Koenig, patronne du Conseil de résolution unique (CRU), a déclaré à l’occasion d’une interview que la simplification de l’architecture des banques ainsi qu’obtenir les certitudes qu’elles pourront financer leur propre chute sans l’argent des contribuables figurent parmi ses priorités de l’année prochaine.
« Vous avez des banques dont l’architecture ressemble plus à une toile d’araignée qu’à une structure propre », a déclaré Koenig.
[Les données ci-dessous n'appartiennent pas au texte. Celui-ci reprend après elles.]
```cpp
hipError_t bas_fs_launch(const FzArgs &A, const float *x, float *slab, const float *packed, const unsigned *plans, float *y,
                         unsigned int *peak_bits, int n_wg, size_t lds_bytes, hipStream_t st, hipEvent_t eb, hipEvent_t ee) {
#if FZ_ASM
    typedef void (*fs_fn)(FzArgs, const float *, float *, const float *, const unsigned *, float *, unsigned int *);
    const int ul = bas_fs_unit_len(A.Lp);
#if FS_PSPLIT
    fs_fn fn = ul == 128 ? bas_render_fs_kernel<128, 1, 1> : ul == 104 ? bas_render_fs_kernel<104, 1, 1> : bas_render_fs_kernel<0>;
#else
    fs_fn fn = ul == 128 ? bas_render_fs_kernel<128> : ul == 104 ? bas_render_fs_kernel<104> : bas_render_fs_kernel<0>;
#endif
    if (A.S == 16 || A.S == 8) {
        if (ul == 0) return hipErrorNotSupported;
        fn = A.S == 16 ? (ul == 128 ? bas_render_fs_kernel<128, 2> : bas_render_fs_kernel<104, 2>)
                       : (ul == 128 ? bas_render_fs_kernel<128, 4> : bas_render_fs_kernel<104, 4>);
    }
    hipError_t e = bas_allow_full_lds(reinterpret_cast<const void *>(fn));
    if (e != hipSuccess) return e;
    if (eb) (void)hipEventRecord(eb, st);
    hipLaunchKernelGGL(fn, dim3(n_wg), dim3(512), lds_bytes, st, A, x, slab, packed, plans, y, peak_bits);
    if (ee) (void)hipEventRecord(ee, st);
    return hipSuccess;
#else
    return hipErrorNotSupported;
#endif
}
```

binaural-audio-synthesis_amd/csrc/bas_plan.h:

```cpp
#pragma once
#include "bas_internal.h"

#ifndef BAS_PLANE_DOUBLE
#define BAS_PLANE_DOUBLE 0
#endif
#if BAS_PLANE_DOUBLE
#define BAS_PLANE(L) (2 * (L) + 4)
#else
#define BAS_PLANE(L) ((L) + 4)
#endif

static inline long bas_table_floats(int ndir, int L, int U) {
    if (ndir <= 0 || L <= 0 || U <= 0) return -1;
    const __int128 f = (__int128)2 * ndir * U * BAS_PLANE((__int128)L);
    return f < ((__int128)1 << 31) ? (long)f : -1;
}

#define BAS_PLAN_MIN_U 4

#define BAS_PLANS_WORDS 36
struct EarPlanS {
    unsigned off[16];
    float w[16];
    unsigned o4[4];
};

__device__ __forceinline__ int rfl(int v) { return __builtin_amdgcn_readfirstlane(v); }

typedef float f32x4_a4 __attribute__((ext_vector_type(4), aligned(4)));
typedef unsigned u32x4 __attribute__((ext_vector_type(4)));

struct FzHalf {
    u32x4 v[8];
};

__device__ __forceinline__ unsigned fz_wrap(unsigned m4, unsigned o4, unsigned L4) {
#if BAS_PLANE_DOUBLE
    return m4 + o4;
#endif
    const unsigned idx = m4 + o4;
    const unsigned wr = idx - L4;
    return idx < wr ? idx : wr;
}

template <int HSEL>
__device__ __forceinline__ void fz_issue(__amdgpu_buffer_rsrc_t tab, const f32x4 *__restrict__ pl, unsigned m4,
                                          unsigned L4, FzHalf &H) {
    const u32x4 o4 = __builtin_bit_cast(u32x4, pl[8]);
    const u32x4 pa = __builtin_bit_cast(u32x4, pl[2 * HSEL]), pb = __builtin_bit_cast(u32x4, pl[2 * HSEL + 1]);
    unsigned a[8];
    if (HSEL == 0) {
        const unsigned s0 = fz_wrap(m4, o4.x, L4), s1 = fz_wrap(m4, o4.y, L4);
        a[0] = s0 + pa.x; a[1] = s0 + pa.y; a[2] = s0 + pa.z; a[3] = s0 + pa.w;
        a[4] = s0 + pb.x; a[5] = s1 + pb.y; a[6] = s1 + pb.z; a[7] = s1 + pb.w;
    } else {
        const unsigned s1 = fz_wrap(m4, o4.y, L4), s2 = fz_wrap(m4, o4.z, L4), s3 = fz_wrap(m4, o4.w, L4);
        a[0] = s1 + pa.x; a[1] = s2 + pa.y; a[2] = s2 + pa.z; a[3] = s2 + pa.w;
        a[4] = s2 + pb.x; a[5] = s3 + pb.y; a[6] = s3 + pb.z; a[7] = s3 + pb.w;
    }
#pragma unroll
    for (int j = 0; j < 8; ++j) H.v[j] = __builtin_amdgcn_raw_buffer_load_b128(tab, (int)a[j], 0, 0);
}

template <int HSEL>
__device__ __forceinline__ f32x4 fz_finish(const f32x4 *__restrict__ pl, const FzHalf &H, f32x4 acc) {
    const f32x4 wa = pl[4 + 2 * HSEL], wb = pl[5 + 2 * HSEL];
#pragma unroll
    for (int j = 0; j < 8; ++j) {
        const float w = j < 4 ? wa[j] : wb[j - 4];
        acc = __builtin_elementwise_fma(__builtin_bit_cast(f32x4, H.v[j]), f32x4{w, w, w, w}, acc);
    }
    return acc;
}
```

Before: 710.8 million.

## Rebalance x-window staging across stager waves by IR event load

The stager waves previously each loaded a fixed strided share of the x input window, using block-wide thread indices. Now each wave stages a per-wave range of 64-lane quads. When IR events split unevenly across waves, waves holding fewer IR slots take more x quads, so per-wave work in the staging pass is intended to even out. The change also adds several compile-time ablation switches and a cache-policy knob for table loads, all off by default. The risk is that extra index arithmetic and the branch on the even split could offset the balance gain.

Result: no change. 710.0 million (-0.1%).

```diff
diff --git a/binaural-audio-synthesis_amd/csrc/bas_fused_split.hip b/binaural-audio-synthesis_amd/csrc/bas_fused_split.hip
--- a/binaural-audio-synthesis_amd/csrc/bas_fused_split.hip
+++ b/binaural-audio-synthesis_amd/csrc/bas_fused_split.hip
@@ -14,6 +14,16 @@
 #define FS_FILTER_PRIO 0
 #endif
 
+#ifndef FS_NXW
+#define FS_NXW 13
+#endif
+#ifndef FS_XQ_PER_IR
+#define FS_XQ_PER_IR 8
+#endif
+#if defined(FS_ABL_NO_FOLD) || defined(FS_ABL_NO_LDS_WR)
+#define FS_KEEP(v) asm volatile("" ::"v"(v))
+#endif
+
 #ifdef BAS_STAMPS
 __device__ unsigned long long bas_fs_stamps[1024 * 8 * 8];
 #define FS_NOW() __builtin_amdgcn_s_memrealtime()
@@ -21,7 +31,78 @@
 #define FS_NOW() 0ull
 #endif
 
+#ifdef FS_ABL_NO_TAB
+__device__ __forceinline__ void fs_abl_opaque(FzHalf &H) {
+#pragma unroll
+    for (int j = 0; j < 8; ++j) asm volatile("" : "+v"(H.v[j]));
+}
+#endif
+#ifdef FS_ABL_NO_FOLD
+template <int HSEL>
+__device__ __forceinline__ f32x4 fs_abl_no_fold(const f32x4 *__restrict__ pl, const FzHalf &H, f32x4 acc) {
+    FS_KEEP(pl[4 + 2 * HSEL]);
+    FS_KEEP(pl[5 + 2 * HSEL]);
+#pragma unroll
+    for (int j = 0; j < 8; ++j) FS_KEEP(H.v[j]);
+    return HSEL ? f32x4{1e-3f, 1e-3f, 1e-3f, 1e-3f} : acc;
+}
+#endif
+
 #if FZ_ASM
+template <int XS, int NJ, int NXW, int WINDOW_BYTES>
+__device__ __forceinline__ void fs_x_fetch(f32x4 (&xv)[NXW], const float *xwin, int lane, bool x_inside, int x_lo, int x_hi, int qf,
+                                           int ql, int qn) {
+    if (x_inside) {
+        const __amdgpu_buffer_rsrc_t xr = __builtin_amdgcn_make_buffer_rsrc(const_cast<float *>(xwin), 0,
+                                                                            WINDOW_BYTES, 0x00020000);
+#pragma unroll
+        for (int j = 0; j < NJ; ++j)
+            if (j < qn)
+                xv[j] = __builtin_bit_cast(f32x4, __builtin_amdgcn_raw_buffer_load_b128(xr, 16 * lane, 1024 * (j == 0 ? ql : qf + XS * (j - 1)), FZ_NT_LOADS ? 2 : 0));
+    } else {
+        asm volatile("" ::: "memory");
+#pragma unroll
+        for (int j = 0; j < NJ; ++j) {
+            if (j >= qn) continue;
+            int i = 4 * (64 * (j == 0 ? ql : qf + XS * (j - 1)) + lane);
+            i = i < x_lo ? x_lo : i;
+            i = i > x_hi - 4 ? x_hi - 4 : i;
+#if FZ_NT_LOADS
+            xv[j] = __builtin_nontemporal_load(reinterpret_cast<const f32x4 *>(xwin + i));
+#else
+            xv[j] = *reinterpret_cast<const f32x4 *>(xwin + i);
+#endif
+        }
+    }
+}
+template <int XS, int NJ, int NXW, int XR, int FULL_Q>
+__device__ __forceinline__ void fs_x_store(f32x4 (&xv)[NXW], f32x4 *xs4, int lane, bool x_inside, int x_lo, int x_hi, int nrows, int qf,
+                                           int ql, int qn) {
+    f32x4 *xcol = xs4 + (lane & 7) * XR + (lane >> 3);
+    if (!x_inside) {
+        asm volatile("" ::: "memory");
+#pragma unroll
+        for (int j = 0; j < NJ; ++j) {
+            const int e = 4 * (64 * (j == 0 ? ql : qf + XS * (j - 1)) + lane);
+            if (j < qn && !(e >= x_lo && e < x_hi)) xv[j] = f32x4{0.f, 0.f, 0.f, 0.f};
+        }
+    }
+    f32x4 *xcf = xcol + 8 * qf;
+#pragma unroll
+    for (int j = 0; j < NJ; ++j) {
+        if (j >= qn) continue;
+#ifdef FS_ABL_NO_LDS_WR
+        FS_KEEP(xv[j]);
+#else
+        if (j == 0) {
+            if (ql < FULL_Q || 64 * ql + lane < nrows * 8) xcol[8 * ql] = xv[0];
+        } else {
+            xcf[8 * XS * (j - 1)] = xv[j];
+        }
+#endif
+    }
+}
+
 template <int UNITLEN, int NSUB = 1, int PSPLIT = 0>
 __global__ __launch_bounds__(512, 1) void bas_render_fs_kernel(
     FzArgs A, const float *__restrict__ x,
@@ -35,6 +116,8 @@
     constexpr int ROWS = TILE / 32 + HD_HALO;
     constexpr int XR = ROWS + 1;
     constexpr int NX = (ROWS * 8 + THREADS - 1) / THREADS;
+    constexpr int NQ = (ROWS * 8 + 63) / 64;
+    constexpr int NXW = FS_NXW;
     constexpr int XFLOATS = 8 * XR * 4;
     constexpr int MAXEV = BAS_FS_MAXEV;
     constexpr int PL4 = 2 * BAS_PLANS_WORDS / 4;
@@ -303,11 +386,26 @@
         const int n_ev = slot_a < slot_b ? slot_b - slot_a : 0;
         const bool need_next = n_ev > 0 && slot_b <= A.nslots;
         f32x4 *plw = pl_base + wv * (MAXEV * PL4);
+        int xq0 = wv, xqn = (NQ - wv + NW - 1) / NW;
+        if (rem != 0) {
+            int cl = (NQ + rem * FS_XQ_PER_IR + NW - 1) / NW;
+            cl = cl < NXW ? cl : NXW;
+            const int lt = cl * (NW - rem) < NQ ? cl * (NW - rem) : NQ, ht = NQ - lt;
+            const int ch = (ht + rem - 1) / rem;
+            const int q_a = wv < rem ? wv * ch : ht + (wv - rem) * cl;
+            int q_b = q_a + (wv < rem ? ch : cl);
+            const int q_end = wv < rem ? ht : NQ;
+            q_b = q_b < q_end ? q_b : q_end;
+            xq0 = q_a;
+            xqn = q_b > q_a ? q_b - q_a : 0;
+        }
+        const bool x_even = rem == 0;
+        const int xq_pack = rfl(xq0 | (xq0 + (x_even ? NW : 1) * (xqn > 0 ? xqn - 1 : 0)) << 8 | xqn << 16);
         const int tid = tid0 - THREADS;
         const int lane = tid & 63;
         const int half = lane >> 5;
         const int tq = 4 * (lane & 31) + (lane < 32 ? 2 : 0);
-        const unsigned v16 = 16u * (unsigned)tid, l16 = 16u * (unsigned)lane;
+        const unsigned l16 = 16u * (unsigned)lane;
         const bool all_live = A.L == A.Lp;
         for (long pid = 0; pid < n_pass; ++pid) {
 #ifdef BAS_STAMPS
@@ -318,7 +416,7 @@
             float *hd = reinterpret_cast<float *>(xs4) + XFLOATS;
             const int seg0 = G.seg0, Lseg = G.Lseg, nrows = G.nrows;
             const long xbase = G.xbase;
-            f32x4 pv[NPV], xv[NX];
+            f32x4 pv[NPV], xv[NXW];
             {
                 const f32x4 *pl_src = reinterpret_cast<const f32x4 *>(plans) + (long)s * (A.n_chunks + 1) * PL4;
                 const int c_first = rfl(G.c0 + slot_a);
@@ -347,48 +445,29 @@
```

Le message lancé à l’adresse de ces banques est : « faites le ménage », a-t-elle déclaré.
Le CRU est l’une des initiatives de l’Union européenne pour mettre un terme aux problèmes des banques « too big to fail » (trop importantes pour faire faillite). En 2018, il va adopter des plans de résolution pour les plus de 140 banques qui tombent dans son champ de compétence, pour ensuite commencer à identifier « les obstacles substantiels » à leur démantèlement ordonné.
Selon la législation européenne, lorsque le Conseil de résolution unique identifie de tels obstacles, il envoie un rapport à la banque qui dispose alors de 4 mois pour expliquer comment elle compte résoudre le problème. Si la solution n’est pas jugée satisfaisante, le Conseil peut demander au superviseur d’imposer toute une série de mesures à la banque, notamment de modifier ses structures légales et/ou opérationnelles, ou encore d’ordonner la vente d’actifs.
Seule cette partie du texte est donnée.